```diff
@@ -907,10 +893,10 @@
 }
 
 int edge_class_of(int n_atoms) {
-    if (edge_fwd_lds_bytes_t<4, true>(n_atoms) <= 160 * 1024) return EDGE_CLASS_FS16;
-    if (edge_fwd_lds_bytes_t<4, false>(n_atoms) <= 160 * 1024) return EDGE_CLASS_FS16M;
-    if (edge_fwd_lds_bytes_t<2, false>(n_atoms) <= 160 * 1024) return EDGE_CLASS_FS8;
-    if (edge_fwd_lds_bytes_t<1, false>(n_atoms) <= 160 * 1024) return EDGE_CLASS_FS4;
+    if (edge_fwd_lds_bytes_t<4, true>(n_atoms) <= EDGE_LDS_BYTES) return EDGE_CLASS_FS16;
+    if (edge_fwd_lds_bytes_t<4, false>(n_atoms) <= EDGE_LDS_BYTES) return EDGE_CLASS_FS16M;
+    if (edge_fwd_lds_bytes_t<2, false>(n_atoms) <= EDGE_LDS_BYTES) return EDGE_CLASS_FS8;
+    if (edge_fwd_lds_bytes_t<1, false>(n_atoms) <= EDGE_LDS_BYTES) return EDGE_CLASS_FS4;
     return EDGE_CLASS_GATHER;
 }
 int edge_bclass_of(int n_atoms) {
@@ -997,3 +983,14 @@
 }
 
 }
+
+extern "C" int vssr_debug_edge_class(int32_t n_atoms, int32_t *fwd_class, int64_t *lds_bytes, int64_t *lds_limit) {
+    if (n_atoms < 0 || !fwd_class || !lds_bytes || !lds_limit) return VSSR_E_BADARG;
+    *fwd_class = vssr::edge_class_of(n_atoms);
+    lds_bytes[0] = (int64_t)vssr::edge_fwd_lds_bytes_t<4, true>(n_atoms);
+    lds_bytes[1] = (int64_t)vssr::edge_fwd_lds_bytes_t<4, false>(n_atoms);
+    lds_bytes[2] = (int64_t)vssr::edge_fwd_lds_bytes_t<2, false>(n_atoms);
+    lds_bytes[3] = (int64_t)vssr::edge_fwd_lds_bytes_t<1, false>(n_atoms);
+    *lds_limit = vssr::EDGE_LDS_BYTES;
+    return VSSR_OK;
+}
diff --git a/surface-sampling_amd/csrc/vssr_internal.h b/surface-sampling_amd/csrc/vssr_internal.h
--- a/surface-sampling_amd/csrc/vssr_internal.h
+++ b/surface-sampling_amd/csrc/vssr_internal.h
@@ -445,7 +445,11 @@
 int edge_bclass_of(int n_atoms);
 int edge_class_of(int n_atoms);
 constexpr int SUB_MAX_PASSES = 4;
-__host__ __device__ constexpr int sub_chunk_max(int width) { return width == 16 ? 400 : 784; }
+constexpr int edge_fwd_row_words = 5;
+constexpr int EDGE_LDS_BYTES = 160 * 1024;
+__host__ __device__ constexpr int edge_fwd_feature_stride(int width) { return width == 4 ? edge_fwd_row_words + 1 : edge_fwd_row_words; }
+__host__ __device__ constexpr int edge_fwd_row_floats(int width) { return edge_fwd_feature_stride(width) * width + 4; }
+__host__ __device__ constexpr int sub_chunk_max(int width) { return (EDGE_LDS_BYTES / 4 - 4) / edge_fwd_row_floats(width) - 1; }
 __host__ __device__ constexpr int sub_chunk_max_bwd() { return 550; }
 __host__ __device__ constexpr int sub_passes(int n_atoms, int chunk_max) { return (n_atoms + chunk_max - 1) / chunk_max; }
 __host__ __device__ constexpr int sub_chunk(int n_atoms, int chunk_max) { return (n_atoms + sub_passes(n_atoms, chunk_max) - 1) / sub_passes(n_atoms, chunk_max); }
```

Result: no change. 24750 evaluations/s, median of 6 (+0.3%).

▬▬▬▬▬▬▬▬▬▬

* **Task item**:
Write out the entire listing so that each line matches the original exactly.

* **Answer for the task**:
```diff
@@ -907,10 +893,10 @@
 }
 
 int edge_class_of(int n_atoms) {
-    if (edge_fwd_lds_bytes_t<4, true>(n_atoms) <= 160 * 1024) return EDGE_CLASS_FS16;
-    if (edge_fwd_lds_bytes_t<4, false>(n_atoms) <= 160 * 1024) return EDGE_CLASS_FS16M;
-    if (edge_fwd_lds_bytes_t<2, false>(n_atoms) <= 160 * 1024) return EDGE_CLASS_FS8;
-    if (edge_fwd_lds_bytes_t<1, false>(n_atoms) <= 160 * 1024) return EDGE_CLASS_FS4;
+    if (edge_fwd_lds_bytes_t<4, true>(n_atoms) <= EDGE_LDS_BYTES) return EDGE_CLASS_FS16;
+    if (edge_fwd_lds_bytes_t<4, false>(n_atoms) <= EDGE_LDS_BYTES) return EDGE_CLASS_FS16M;
+    if (edge_fwd_lds_bytes_t<2, false>(n_atoms) <= EDGE_LDS_BYTES) return EDGE_CLASS_FS8;
+    if (edge_fwd_lds_bytes_t<1, false>(n_atoms) <= EDGE_LDS_BYTES) return EDGE_CLASS_FS4;
     return EDGE_CLASS_GATHER;
 }
 int edge_bclass_of(int n_atoms) {
@@ -997,3 +983,14 @@
 }
 
 }
+
+extern "C" int vssr_debug_edge_class(int32_t n_atoms, int32_t *fwd_class, int64_t *lds_bytes, int64_t *lds_limit) {
+    if (n_atoms < 0 || !fwd_class || !lds_bytes || !lds_limit) return VSSR_E_BADARG;
+    *fwd_class = vssr::edge_class_of(n_atoms);
+    lds_bytes[0] = (int64_t)vssr::edge_fwd_lds_bytes_t<4, true>(n_atoms);
+    lds_bytes[1] = (int64_t)vssr::edge_fwd_lds_bytes_t<4, false>(n_atoms);
+    lds_bytes[2] = (int64_t)vssr::edge_fwd_lds_bytes_t<2, false>(n_atoms);
+    lds_bytes[3] = (int64_t)vssr::edge_fwd_lds_bytes_t<1, false>(n_atoms);
+    *lds_limit = vssr::EDGE_LDS_BYTES;
+    return VSSR_OK;
+}
diff --git a/surface-sampling_amd/csrc/vssr_internal.h b/surface-sampling_amd/csrc/vssr_internal.h
--- a/surface-sampling_amd/csrc/vssr_internal.h
+++ b/surface-sampling_amd/csrc/vssr_internal.h
@@ -445,7 +445,11 @@
 int edge_bclass_of(int n_atoms);
 int edge_class_of(int n_atoms);
 constexpr int SUB_MAX_PASSES = 4;
-__host__ __device__ constexpr int sub_chunk_max(int width) { return width == 16 ? 400 : 784; }
+constexpr int edge_fwd_row_words = 5;
+constexpr int EDGE_LDS_BYTES = 160 * 1024;
+__host__ __device__ constexpr int edge_fwd_feature_stride(int width) { return width == 4 ? edge_fwd_row_words + 1 : edge_fwd_row_words; }
+__host__ __device__ constexpr int edge_fwd_row_floats(int width) { return edge_fwd_feature_stride(width) * width + 4; }
+__host__ __device__ constexpr int sub_chunk_max(int width) { return (EDGE_LDS_BYTES / 4 - 4) / edge_fwd_row_floats(width) - 1; }
 __host__ __device__ constexpr int sub_chunk_max_bwd() { return 550; }
 __host__ __device__ constexpr int sub_passes(int n_atoms, int chunk_max) { return (n_atoms + chunk_max - 1) / chunk_max; }
 __host__ __device__ constexpr int sub_chunk(int n_atoms, int chunk_max) { return (n_atoms + sub_passes(n_atoms, chunk_max) - 1) / sub_passes(n_atoms, chunk_max); }
```

Result: no change. 24750 evaluations/s, median of 6 (+0.3%).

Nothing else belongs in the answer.